I really want to keep him and make this work, but I am lost on how to make it better. He is not neutered and is 18 months old. Would neutering help? I am thinking no since he is older.

We don't have the $ right now to hire a personal trainer either. Please help!!!


----------



## SheetsSM (Jan 17, 2008)

Google crate games and please do not grab the golden by his collar as this can be perceived as threatening--as he's already sensitive to it, you need to work on associated touches to the collar with positive outcomes (i.e yummy treat). Dogs are expensive and this pup is already coming with some issues, recommend you re-work the finances so that you can get him into a training class. If you paid money for him, you probably have disposable income for training--you just need to make it a priority.


----------



## JDandBigAm (Aug 25, 2008)

First thing is I would neuter him since he is old enough. Susan Garrett has a DVD called "Crate Games" and I've heard it is a fun way for dogs to get used to the crate. I fought with my dog to get him into his crate for the longest time but I found a lady who showed me how to correctly use an e collar. He now will jump into the van and enter his crate, no problem. 
I do hope your Golden works out for you and your family. It sounds like he has a few quirks that need to get worked out and hopefully he will settle into his new family.


----------



## Duke's My Dog (Jul 6, 2012)

I'm not sure he would benefit from just a regular obedience class. I am sure a dog trainer that comes to your house is very expensive and we do not have the money for that this week for sure. 

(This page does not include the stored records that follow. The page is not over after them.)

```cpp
int64_t ttvk_lpips_tape_bytes(int n, int H, int W, int dtype);
int64_t ttvk_lpips_workspace_bytes(int n, int H, int W, int dtype);
int ttvk_lpips_forward(const ttv_lpips_weights* w, const void* recon, const void* target, int n, int H, int W, int dtype, float* lpips,
                       float* gram, void* tape, void* ws, int64_t ws_bytes, hipStream_t s);
int ttvk_lpips_backward(const ttv_lpips_weights* w, const void* tape, int n, int H, int W, int dtype, const float* glpips, const float* ggram,
                        void* drecon, void* ws, int64_t ws_bytes, hipStream_t s);
int64_t ttvk_lpips_eval_workspace_bytes(int frames, int H, int W, int dtype);
int ttvk_lpips_eval_accumulate(const ttv_lpips_weights* w, void* const* recon, void* const* target, const int32_t* frames, int n_clips, int H,
                               int W, int dtype, int clamp_recon, float* per_frame, double* acc, void* ws, int64_t ws_bytes, hipStream_t s);
int64_t ttvk_lpips_conv_workspace_bytes(int N, int H, int W, int Cin, int Cout, int dtype);
int ttvk_lpips_conv3x3(const void* x, int N, int H, int W, int Cin, int Cout, const void* w, const float* bias, int mode, const void* h,
                       void* y, int dtype, void* ws, int64_t ws_bytes, hipStream_t s);
int ttvk_lpips_maxpool(const void* x, int N, int H, int W, int C, void* y, int dtype, hipStream_t s);
int ttvk_lpips_maxpool_backward(const void* dy, const float* add, const void* h, int N, int H, int W, int C, void* dx, int dtype, hipStream_t s);

int64_t ttvk_i3d_workspace_bytes(int n);
int ttvk_fvd_preprocess(void* const* clips, const int32_t* dims, int n_clips, int dtype, int clamp, float* out, hipStream_t s);
int ttvk_i3d_features(const ttv_i3d_weights* w, const float* x, int n, float* feats, void* ws, int64_t ws_bytes, hipStream_t s);
int ttvk_i3d_conv3d(const float* x, int N, int T, int H, int W, int Cin, int k, int stride, const float* w, const float* scale,
                    const float* shift, int Cout, int relu, float* y, int ldc, int c_off, hipStream_t s);
int ttvk_i3d_maxpool3d(const float* x, int N, int T, int H, int W, int C, int kt, int kh, int kw, int st, int sh, int sw, float* y,
                       hipStream_t s);

int ttvk_jedi_preprocess(void* const* clips, const int32_t* dims, int n_clips, int dtype, void* out, hipStream_t s);
int64_t ttvk_vjepa_workspace_bytes(int n);
int ttvk_vjepa_features(const ttv_vjepa_weights* w, const void* x, int n, float* feats, int finetuned, void* ws, int64_t ws_bytes,
                        hipStream_t s);
// ... 52 lines not shown
```

titok_video_amd/csrc/ttv_mlp.hip:

```cpp
#include "ttv_common.h"
#include "ttv_kernels.h"

#define MLP_W12_CHUNKS 2048
#define MLP_W3_CHUNKS 1024
#define MLP_PANEL_CHUNKS (MLP_W12_CHUNKS + MLP_W3_CHUNKS)
#define MLP_WO_CHUNKS (4 * MLP_W12_CHUNKS)

struct MlpDev {
  const bf16_t* x; int ldx;
  const uint4* pack;
  const bf16_t* ao; int ldao;
  const float* front_gain;
  float front_alpha;
  bf16_t* qkv; int ldq;
  const float* rope_cs;
  int nqp, rope_q_end, rope_k_begin, rope_k_end;
  int I;
  bf16_t* y; int ldy;
  const float* post_gain;
  float alpha, eps;
  int M, n_tiles, debug;
  long long* stamps;
};

__global__ void k_mlp_pack(const bf16_t* __restrict__ w12f, const bf16_t* __restrict__ w3, const bf16_t* __restrict__ wo,
                           const bf16_t* __restrict__ wq, int nq_rows, int I, uint4* __restrict__ out) {
  const int np = I / 32;
  const int nqp = (nq_rows + 63) / 64;
  const int o = blockIdx.x * blockDim.x + threadIdx.x;
  if (o >= np * MLP_PANEL_CHUNKS + MLP_WO_CHUNKS + nqp * MLP_W12_CHUNKS) return;
  if (o >= np * MLP_PANEL_CHUNKS + MLP_WO_CHUNKS) {
    const int c = o - np * MLP_PANEL_CHUNKS - MLP_WO_CHUNKS, qp = c / MLP_W12_CHUNKS, cc = c - qp * MLP_W12_CHUNKS;
    const int r = cc >> 5, cp = cc & 31;
    const int ch = (cp & 16) | ((cp & 15) ^ (r & 15));
    int srow = qp * 64 + r;
    srow = srow < nq_rows ? srow : nq_rows - 1;
    const bf16_t* src = wq + (size_t)srow * 256 + (ch >> 2) * 32 + (ch & 3) * 4;
    const uint2 lo = *reinterpret_cast<const uint2*>(src), hi = *reinterpret_cast<const uint2*>(src + 16);
    out[o] = make_uint4(lo.x, lo.y, hi.x, hi.y);
    return;
  }
  if (o >= np * MLP_PANEL_CHUNKS) {
    const int c = o - np * MLP_PANEL_CHUNKS, wp = c / MLP_W12_CHUNKS, cc = c - wp * MLP_W12_CHUNKS;
    const int r = cc >> 5, cp = cc & 31;
    const int ch = (cp & 16) | ((cp & 15) ^ (r & 15));
    out[o] = wo ? *reinterpret_cast<const uint4*>(wo + (size_t)(wp * 64 + r) * 256 + ch * 8) : make_uint4(0, 0, 0, 0);
    return;
  }
  const int pn = o / MLP_PANEL_CHUNKS, c = o - pn * MLP_PANEL_CHUNKS;
  if (c < MLP_W12_CHUNKS) {
    const int r = c >> 5, cp = c & 31;
    const int ch = (cp & 16) | ((cp & 15) ^ (r & 15));
    const int srow = r < 32 ? pn * 32 + r : I + pn * 32 + (r - 32);
    const bf16_t* src = w12f + (size_t)srow * 256 + (ch >> 2) * 32 + (ch & 3) * 4;
    const uint2 lo = *reinterpret_cast<const uint2*>(src), hi = *reinterpret_cast<const uint2*>(src + 16);
    out[o] = make_uint4(lo.x, lo.y, hi.x, hi.y);
  } else {
    const int c3 = c - MLP_W12_CHUNKS, kq = c3 >> 8, row = c3 & 255;
    bf16x8 v;
#pragma unroll
    for (int j = 0; j < 8; ++j) v[j] = w3[(size_t)row * I + pn * 32 + (j < 4 ? 4 * kq + j : 16 + 4 * kq + (j - 4))];
    out[o] = __builtin_bit_cast(uint4, v);
  }
}

typedef uint32_t u32x2_t __attribute__((ext_vector_type(2)));
typedef uint32_t u32x4_t __attribute__((ext_vector_type(4)));
__device__ __forceinline__ f32x4 cvt4(bf16x4 b) { return (f32x4){(float)b[0], (float)b[1], (float)b[2], (float)b[3]}; }
#define MLP_LD12(img_, t_, s8_)                                                                                    \
  __builtin_bit_cast(bf16x8, (img_)[((t_) * 16 + l15) * 32 + ((((s8_) * 4 + kq) & 16) | ((((s8_) * 4 + kq) & 15) ^ l15))])
#define MLP_GLDS_4(src_, dst_)                                                                                     \
  do {                                                                                                             \
    unsigned keep__;                                                                                               \
    asm volatile("s_mov_b32 %0, m0\n\t"                                                                            \
                 "s_mov_b32 m0, %6\n\ts_nop 0\n\tglobal_load_lds_dwordx4 %1, %5\n\t"                               \
                 "s_add_u32 m0, %6, 0x2000\n\ts_nop 0\n\tglobal_load_lds_dwordx4 %2, %5\n\t"                       \
                 "s_add_u32 m0, %6, 0x4000\n\ts_nop 0\n\tglobal_load_lds_dwordx4 %3, %5\n\t"                       \
                 "s_add_u32 m0, %6, 0x6000\n\ts_nop 0\n\tglobal_load_lds_dwordx4 %4, %5\n\t"                       \
                 "s_mov_b32 m0, %0"                                                                                \
                 : "=&s"(keep__)                                                                                   \
                 : "v"(lane16), "v"(lane16 + 8192u), "v"(lane16 + 16384u), "v"(lane16 + 24576u), "s"(src_), "s"(dst_) \
                 : "memory", "scc");                                                                               \
  } while (0)
#define MLP_GLDS_2(src_, dst_)                                                                                     \
  do {                                                                                                             \
    unsigned keep__;                                                                                               \
    asm volatile("s_mov_b32 %0, m0\n\t"                                                                            \
                 "s_mov_b32 m0, %4\n\ts_nop 0\n\tglobal_load_lds_dwordx4 %1, %3\n\t"                               \
                 "s_add_u32 m0, %4, 0x2000\n\ts_nop 0\n\tglobal_load_lds_dwordx4 %2, %3\n\t"                       \
                 "s_mov_b32 m0, %0"                                                                                \
                 : "=&s"(keep__)                                                                                   \
                 : "v"(lane16), "v"(lane16 + 8192u), "s"(src_), "s"(dst_)                                          \
                 : "memory", "scc");                                                                               \
  } while (0)
#ifdef MLP_STAMPS
#define MLP_STAMP()                                                                                                \
  do {                                                                                                             \
    if (p.stamps && blockIdx.x == 0 && (wave & 3) == 0 && lane == 0 && n_stamp < 64)                               \
      p.stamps[(wave >> 2) * 64 + n_stamp++] = (long long)__builtin_readcyclecounter();                            \
  } while (0)
#else
#define MLP_STAMP() do { (void)n_stamp; } while (0)
#endif
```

So I have to go somewhere tomorrow.......how do I get him into the cage? He could care less about treats.


----------



## Florabora22 (Nov 30, 2008)

I would ditch the crate right now, imo. Him flattening himself on the floor and baring his teeth is most likely borne out of fear. He's not being aggressive. He's saying, "Hey, I don't like the crate, it scares me, so please leave me alone!"

Is there any way you can leave him in a dog proof room with a baby gate? I used to leave my Flora in a small bathroom when she was a puppy before I got her acclimated to her crate.

In the meantime, do. not. force him into the crate. By no means do you want Duke to continue associating the crate with bad things. Every time you force him in there you're just reinforcing his fear. Feed him his meals in there, toss treats in there and let him sniff them out. Work up to locking him in the crate, and when you get to that point only do it for very short increments of time. Leave him with a special treat (stuffed kong, marrow bone) or a toy when he is in the crate.

My best advice is to work as much as possible at getting Duke to associate the crate with fun things. Play games around the crate, put treats in there, and please work up to leaving him in the crate for short intervals of time. Pulling him into the crate by his collar and leaving him in there all stressed out will not make things better. Believe me. I tried doing that with my girl when she was young and it never got better. I had to work _hard _to get her to be comfortable in her crate.

Best of luck.


----------



## Duke's My Dog (Jul 6, 2012)

It's just so weird to me because his previous owners told us that they put him in the crate since he was a puppy and up to the day we got him when they would leave. I wish dogs could talk so he could tell me why he hates it so much :-(

With our old dog, I would leave her in the laundry room with the gate up and I did try that with Duke, but he acted like he was going to either try to push the gate over (it's not very sturdy in the door way) or try to jump over it and I don't want him to hurt himself.


----------



## Florabora22 (Nov 30, 2008)

Duke's My Dog said:


> It's just so weird to me because his previous owners told us that they put him in the crate since he was a puppy and up to the day we got him when they would leave. I wish dogs could talk so he could tell me why he hates it so much :-(
> 
> With our old dog, I would leave her in the laundry room with the gate up and I did try that with Duke, but he acted like he was going to either try to push the gate over (it's not very sturdy in the door way) or try to jump over it and I don't want him to hurt himself.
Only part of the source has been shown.